Pertama, dugaan penyalahgunaan kewenangan dalam penyidikan perkara korupsi Jiwasraya serta dugaan rekayasa lelang 100 persen saham PT Gunung Bara Utama (GBU). KOSMAK mengaitkan perkara tersebut dengan dugaan kerugian negara sekitar Rp9,7 triliun.
Kedua, dugaan penyalahgunaan kewenangan dalam penanganan perkara yang berkaitan dengan Zarof Ricar, termasuk dugaan aliran uang sebesar Rp70 miliar yang menurut KOSMAK berkaitan dengan upaya memengaruhi proses perkara di Mahkamah Agung.
Ketiga, dugaan penyalahgunaan kewenangan dalam penanganan perkara tata kelola pertambangan batu bara di Kalimantan Timur yang oleh KOSMAK disebut berkaitan dengan dugaan kerugian negara sekitar Rp7 triliun.
Keempat, dugaan korupsi terkait kualitas batu bara dalam tata kelola sektor kelistrikan periode 2014–2024. KOSMAK mencantumkan nilai kerugian negara yang diklaim mencapai Rp132,2 triliun, termasuk salah satu klaster yang menurut organisasi tersebut bernilai sedikitnya Rp5 triliun.

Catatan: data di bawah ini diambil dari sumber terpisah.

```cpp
int dwtx_encode_planes_ex(dwtx_ctx *ctx, const int32_t *lin, const int32_t *pyr, unsigned sq_levels, unsigned hist_levels, int W, int H, int C,
	int n, long capacity, uint8_t *out, size_t out_stride, dwtx_stream_info *dev_info, dwtx_p16 p16, dwtx_index *dev_index)
{
	if (!ctx || !lin || !out || !dev_info || (C != 1 && C != 3) || n < 1 || n > 65535 || (out_stride & 3) || out_stride < 8)
		return DWTX_ERR_ARG;
	DWTX_ENTER(ctx);
	DWTX_CHECK_DIMS(W, H);
	if (sq_levels && (!pyr || (sq_levels & ~dwtx_square_levels(W, H)) || ((uintptr_t)pyr & 15)))
		return DWTX_ERR_ARG;
	PackGeom g;
	Work w;
	dwtx_tiles tiles;
	{
		const int rc = pack_geometry(ctx, W, H, C, n, g, w, tiles);
		if (rc)
			return rc;
	}
	g.pyr = pyr;
	g.sq_levels = sq_levels;
	g.fine16 = p16.planes;
	g.lv16 = p16.planes ? p16.levels : 0u;
	if (p16.planes && ((p16.levels & ~sq_levels) || ((uintptr_t)p16.planes & 15)))
		return DWTX_ERR_ARG;
	const int NT = tiles.NT;
	int hist_tiles = NT;
	for (int l = g.levels - 1; l >= 0 && ((hist_levels >> l) & 1u); --l)
		hist_tiles = tiles.tile_first[l];
	w.ES = (long)NT * C * MAX_PLANES + 16;
	w.TS = ((long)C * (g.total - g.pixels[0]) + MAX_SEGS + 8 + 63) / 64 * 64;
	w.NCS = (w.TS / SUB + FSUBS - 1) / FSUBS + 2;
	w.NGS = (w.NCS + GROUP - 1) / GROUP;
	w.NCB = (w.ES + CARRY_BLOCK - 1) / CARRY_BLOCK;
	w.SW = (long)(((unsigned long long)C * (unsigned long long)(g.total - g.pixels[0]) * (MAX_PLANES - 1) + 31) / 32) + w.ES + 64;
	const int nplanes = n * C;

	const size_t imgs = n;
	char *small = carve(ctx, SLOT_PK_SMALL, [&](Carve &c) {
		c.take(w.info, imgs);
		c.take(w.slow, imgs);
		c.take(w.stream_bits, imgs);
		c.take(w.seg_desc, imgs * MAX_SEGS);
		c.take(w.seg_ebase, imgs * (MAX_SEGS + 1));
		c.take(w.seg_refs, imgs * MAX_SEGS);
		c.take(w.seg_rawoff, imgs * MAX_SEGS);
		c.take(w.brk_tok, imgs * MAX_SEGS);
		c.take(w.segidx, imgs * 48 * MAX_PLANES);
		c.take(w.live, imgs * 48);
		c.take(w.seg_run, imgs * MAX_SEGS);
	});
	if (!small)
		return DWTX_ERR_NOMEM;
	DWTX_HIP(hipMemsetAsync(w.info, 0, (char *)w.seg_desc - (char *)w.info, ctx->stream));
	if (ctx->opt[DWTX_OPT_EXACT_ORDERS])
		DWTX_HIP(hipMemsetD32Async((hipDeviceptr_t)w.slow, 1, (size_t)n, ctx->stream));

	char *ent = carve(ctx, SLOT_PK_ENT, [&](Carve &c) {
		c.take(w.ent_ones, imgs * w.ES);
		c.take(w.ent_zeros, imgs * w.ES);
		c.take(w.ent_refs, imgs * w.ES);
		c.take(w.ent_tz, imgs * w.ES);
		c.take(w.ent_seg, imgs * w.ES);
		c.take(w.ent_tokbase, imgs * (w.ES + 1));
		c.take(w.ent_refscum, imgs * (w.ES + 1));
		c.take(w.ent_refw, imgs * (w.ES + 1));
		c.take(w.carry_agg, imgs * w.NCB);
		c.take(w.carry_in, imgs * w.NCB);
		c.take(w.ent_blk, imgs * w.NCB * 3);
	});
	if (!ent)
		return DWTX_ERR_NOMEM;

	w.tok_big = (unsigned *)dwtx_scratch(ctx, SLOT_PK_TOKBIG, sizeof(unsigned) * (size_t)n * w.TS);
	w.tok16 = (unsigned short *)dwtx_scratch(ctx, SLOT_PK_TOK16, sizeof(unsigned short) * (size_t)n * w.TS);
	w.stage = (unsigned *)dwtx_scratch(ctx, SLOT_PK_STAGE, sizeof(unsigned) * (size_t)n * w.SW);
	if (!w.tok_big || !w.tok16 || !w.stage)
		return DWTX_ERR_NOMEM;

	w.sublut = (unsigned char *)dwtx_scratch(ctx, SLOT_PK_LUT, (size_t)n * w.NCS * 64 * 32);
	char *ch = carve(ctx, SLOT_PK_CHUNK, [&](Carve &c) {
		c.take(w.lut, imgs * w.NCS * 32);
		c.take(w.glut, imgs * w.NGS * 32);
		c.take(w.chunk_entry, imgs * w.NCS);
		c.take(w.group_entry, imgs * w.NGS);
		c.take(w.grp_ord, imgs * w.NCS * 64);
		c.take(w.chunk_bits, imgs * w.NCS);
		c.take(w.chunk_base, imgs * w.NCS);
		c.take(w.lane_bits, imgs * w.NCS * 64);
	});
	if (!w.sublut || !ch)
		return DWTX_ERR_NOMEM;

	hipStream_t s = ctx->stream;
	const long out_words = (long)(out_stride / 4);
	unsigned *outw = (unsigned *)out;

	if (hist_tiles > 0)
		hipLaunchKernelGGL(k_hist, dim3(dwtx_cdiv(hist_tiles, 4 * HIST_TPW), nplanes), dim3(256), 0, s, g, lin, w, hist_levels);
	hipLaunchKernelGGL(k_plan, dim3(n), dim3(1024), 0, s, g, lin, w, outw, out_words, capacity);
	hipLaunchKernelGGL(k_entries_count, dim3((unsigned)w.NCB, n), dim3(ENT_BLOCK), 0, s, g, w);
	hipLaunchKernelGGL(k_entries_blocks, dim3(n), dim3(ENT_BLOCK), 0, s, w);
	hipLaunchKernelGGL(k_entries_finish, dim3((unsigned)w.NCB, n), dim3(ENT_BLOCK), 0, s, w);
	hipLaunchKernelGGL(k_entries_segs, dim3(n), dim3(ENT_BLOCK), 0, s, w);
	hipLaunchKernelGGL(k_cut, dim3(n), dim3(ENT_BLOCK), 0, s, w, capacity, (int)(ctx->opt[DWTX_OPT_NO_CAPACITY_CUT] != 0));
	hipLaunchKernelGGL(k_code<false>, dim3(dwtx_cdiv(NT, 4), nplanes), dim3(256), 0, s, g, lin, w);
	hipLaunchKernelGGL(k_code<true>, dim3(dwtx_cdiv(NT, 4) < 64 ? dwtx_cdiv(NT, 4) : 64, nplanes), dim3(256), 0, s, g, lin, w);
	hipLaunchKernelGGL(k_carry_local, dim3((unsigned)w.NCB, n), dim3(CARRY_THREADS), 0, s, w);
	hipLaunchKernelGGL(k_carry_blocks, dim3(n), dim3(CARRY_BLOCK), 0, s, w);
	if (dev_index)
		hipLaunchKernelGGL(k_carry_apply<true>, dim3((unsigned)w.NCB, n), dim3(CARRY_THREADS), 0, s, w);
	else
		hipLaunchKernelGGL(k_carry_apply<false>, dim3((unsigned)w.NCB, n), dim3(CARRY_THREADS), 0, s, w);
	hipLaunchKernelGGL(k_gorder, dim3((int)((w.NCS + GO_WAVES - 1) / GO_WAVES), n), dim3(64 * GO_WAVES), 0, s, w);
	hipLaunchKernelGGL(k_lut, dim3(512, n), dim3(256), 0, s, w);
	hipLaunchKernelGGL(k_chain_groups, dim3(64, n), dim3(256), 0, s, w);
	hipLaunchKernelGGL(k_chain_image, dim3(n), dim3(1024), 0, s, w);
	hipLaunchKernelGGL(k_gorder_exact, dim3(512, n), dim3(256), 0, s, w);
	hipLaunchKernelGGL(k_bitscan, dim3(n), dim3(1024), 0, s, w, capacity);
	{
		const long cb = (out_words / 4 + 256) / 256;
		hipLaunchKernelGGL(k_clear_stream, dim3((unsigned)(cb < 1024 ? cb : 1024), n), dim3(256), 0, s, w, outw, out_words);
	}
	hipLaunchKernelGGL(k_emit, dim3((unsigned)((w.TS / CHUNK + 1 + 3) / 4), n), dim3(256), 0, s, w, outw, out_words);
	hipLaunchKernelGGL(k_refcopy, dim3(256, n), dim3(256), 0, s, w, outw, out_words);
	if (dev_index)
		hipLaunchKernelGGL(k_index, dim3(n), dim3(IDX_THREADS), 0, s, g, w, dev_index);
	DWTX_LAUNCH_CHECK();
	static_assert(sizeof(dwtx_stream_info) == sizeof(ImgInfo), "ImgInfo is the device image of dwtx_stream_info");
	DWTX_HIP(hipMemcpyAsync(dev_info, w.info, sizeof(ImgInfo) * (size_t)n, hipMemcpyDeviceToDevice, s));
	return DWTX_OK;
}
```

Baseline: 87290 Mpixels/s.

## Derive NQ=8 plane counts from transposed bit planes; size exact-order grids to work

For 8-plane tiles, per-plane zero-prefix counts are now computed with nibble popcounts over the already-needed transposed bit-plane words. This replaces the per-value clz and one-hot accumulation, and the transpose is shared with plane-string emission. Lane 0's serial writes of cum/slot0 become one write per lane, and row clearing is bounded by the actual plane count P instead of NQ. The k_lut, k_chain_groups and k_gorder_exact grids are capped at the needed block count (at most 64) rather than fixed 512/64. The count semantics for partial tiles (nv) must match the old clz path exactly, which carries correctness risk.

```diff
diff --git a/dwt_amd/csrc/pack.hip b/dwt_amd/csrc/pack.hip
--- a/dwt_amd/csrc/pack.hip
+++ b/dwt_amd/csrc/pack.hip
@@ -1,4 +1,5 @@
 #include "hilbert_dev.h"
+#include "plane_counts.h"
 
 #include <stdlib.h>
 #include <string.h>
@@ -786,22 +787,6 @@
 	static constexpr T ONES = 0x1111111111111111ull, M0F = 0x0f0f0f0f0f0f0f0full;
 };
 
-__device__ __forceinline__ void transpose8(unsigned &lo, unsigned &hi)
-{
-	unsigned t;
-	t = (lo ^ (lo >> 7)) & 0x00AA00AAu;
-	lo ^= t ^ (t << 7);
-	t = (hi ^ (hi >> 7)) & 0x00AA00AAu;
-	hi ^= t ^ (t << 7);
-	t = (lo ^ (lo >> 14)) & 0x0000CCCCu;
-	lo ^= t ^ (t << 14);
-	t = (hi ^ (hi >> 14)) & 0x0000CCCCu;
-	hi ^= t ^ (t << 14);
-	const unsigned nlo = (lo & 0x0F0F0F0Fu) | ((hi << 4) & 0xF0F0F0F0u);
-	hi = ((lo >> 4) & 0x0F0F0F0Fu) | (hi & 0xF0F0F0F0u);
-	lo = nlo;
-}
-
 __device__ __forceinline__ unsigned pext4_entry(unsigned i)
 {
 	const unsigned m = i >> 4, v = i & 15u;
@@ -834,39 +819,58 @@
 
 	unsigned mag[16];
 	unsigned sgn = 0;
-	R_t Ra = 0, Rb = 0;
 #pragma unroll
 	for (int i = 0; i < 16; ++i) {
 		const int v = val[i];
-		const unsigned a = (unsigned)(v < 0 ? -v : v);
-		mag[i] = a;
+		mag[i] = (unsigned)(v < 0 ? -v : v);
 		sgn |= ((unsigned)v >> 31) << i;
-		int t = 32 - __clz((int)a);
-		t = t < NQ ? t : NQ;
-		const int te = FULL || i < nv ? t : NQ;
-		const R_t m = te < NQ ? ONES << (4 * te) : (R_t)0;
-		if (i < 8)
-			Ra += m;
-		else
-			Rb += m;
-	}
-	const R_t ev = (Ra & M0F) + (Rb & M0F);
-	const R_t od = ((Ra >> 4) & M0F) + ((Rb >> 4) & M0F);
+	}
+	unsigned e0[NB], o0[NB];
+	LanePlanes8 pl;
+	if constexpr (NQ == 8) {
+		lane_planes8(mag, pl);
+		unsigned c[2];
+		lane_counts8(pl, FULL ? 16u : (unsigned)nv, c[0], c[1]);
+#pragma unroll
+		for (int b = 0; b < NB; ++b) {
+			e0[b] = counts_even(c[b]);
+			o0[b] = counts_odd(c[b]);
+		}
+	} else {
+		R_t Ra = 0, Rb = 0;
+#pragma unroll
+		for (int i = 0; i < 16; ++i) {
+			int t = 32 - __clz((int)mag[i]);
+			t = t < NQ ? t : NQ;
+			const int te = FULL || i < nv ? t : NQ;
+			const R_t m = te < NQ ? ONES << (4 * te) : (R_t)0;
+			if (i < 8)
+				Ra += m;
+			else
+				Rb += m;
+		}
+		const R_t ev = (Ra & M0F) + (Rb & M0F);
+		const R_t od = ((Ra >> 4) & M0F) + ((Rb >> 4) & M0F);
+#pragma unroll
+		for (int b = 0; b < NB; ++b) {
+			const unsigned xe = (unsigned)(ev >> (16 * b)) & 0xffffu, xo = (unsigned)(od >> (16 * b)) & 0xffffu;
+			e0[b] = (xe & 0xffu) | ((xe & 0xff00u) << 8);
+			o0[b] = (xo & 0xffu) | ((xo & 0xff00u) << 8);
+		}
+	}
 	unsigned E[NB], O[NB], cE[NB], cO[NB];
 	const int nq = (P >> 2) + 1 < NB ? (P >> 2) + 1 : NB;
 #pragma unroll
 	for (int b = 0; b < NB; ++b) {
-		const unsigned xe = (unsigned)(ev >> (16 * b)) & 0xffffu, xo = (unsigned)(od >> (16 * b)) & 0xffffu;
-		const unsigned e0 = (xe & 0xffu) | ((xe & 0xff00u) << 8), o0 = (xo & 0xffu) | ((xo & 0xff00u) << 8);
 		unsigned ei = 0, oi = 0;
 		if (b < nq) {
-			ei = wave_incl_add(e0);
-			oi = wave_incl_add(o0);
+			ei = wave_incl_add(e0[b]);
+			oi = wave_incl_add(o0[b]);
 		}
 		cE[b] = (unsigned)__builtin_amdgcn_readlane((int)ei, 63);
 		cO[b] = (unsigned)__builtin_amdgcn_readlane((int)oi, 63);
-		E[b] = ei - e0;
-		O[b] = oi - o0;
+		E[b] = ei - e0[b];
+		O[b] = oi - o0[b];
 	}
 #define ZL(q) ((((q) & 1 ? O[((q) >> 2) % NB] : E[((q) >> 2) % NB]) >> (16 * (((q) >> 1) & 1))) & 0xffffu)
 #define CT(q) ((((q) & 1 ? cO[((q) >> 2) % NB] : cE[((q) >> 2) % NB]) >> (16 * (((q) >> 1) & 1))) & 0xffffu)
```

Kelima, dugaan penyalahgunaan kewenangan dalam penertiban kegiatan pertambangan di kawasan hutan yang melibatkan sejumlah perusahaan pertambangan nikel. KOSMAK menyebut dugaan kerugian negara sekitar Rp3,4 triliun.
Keenam, dugaan tindak pidana pencucian uang yang menurut KOSMAK berkaitan dengan Febrie Adriansyah, Don Ritto dan pihak lainnya.
KOSMAK menyatakan keenam kelompok perkara tersebut merupakan hasil penelitian yang dikembangkan melalui sejumlah tahapan investigasi.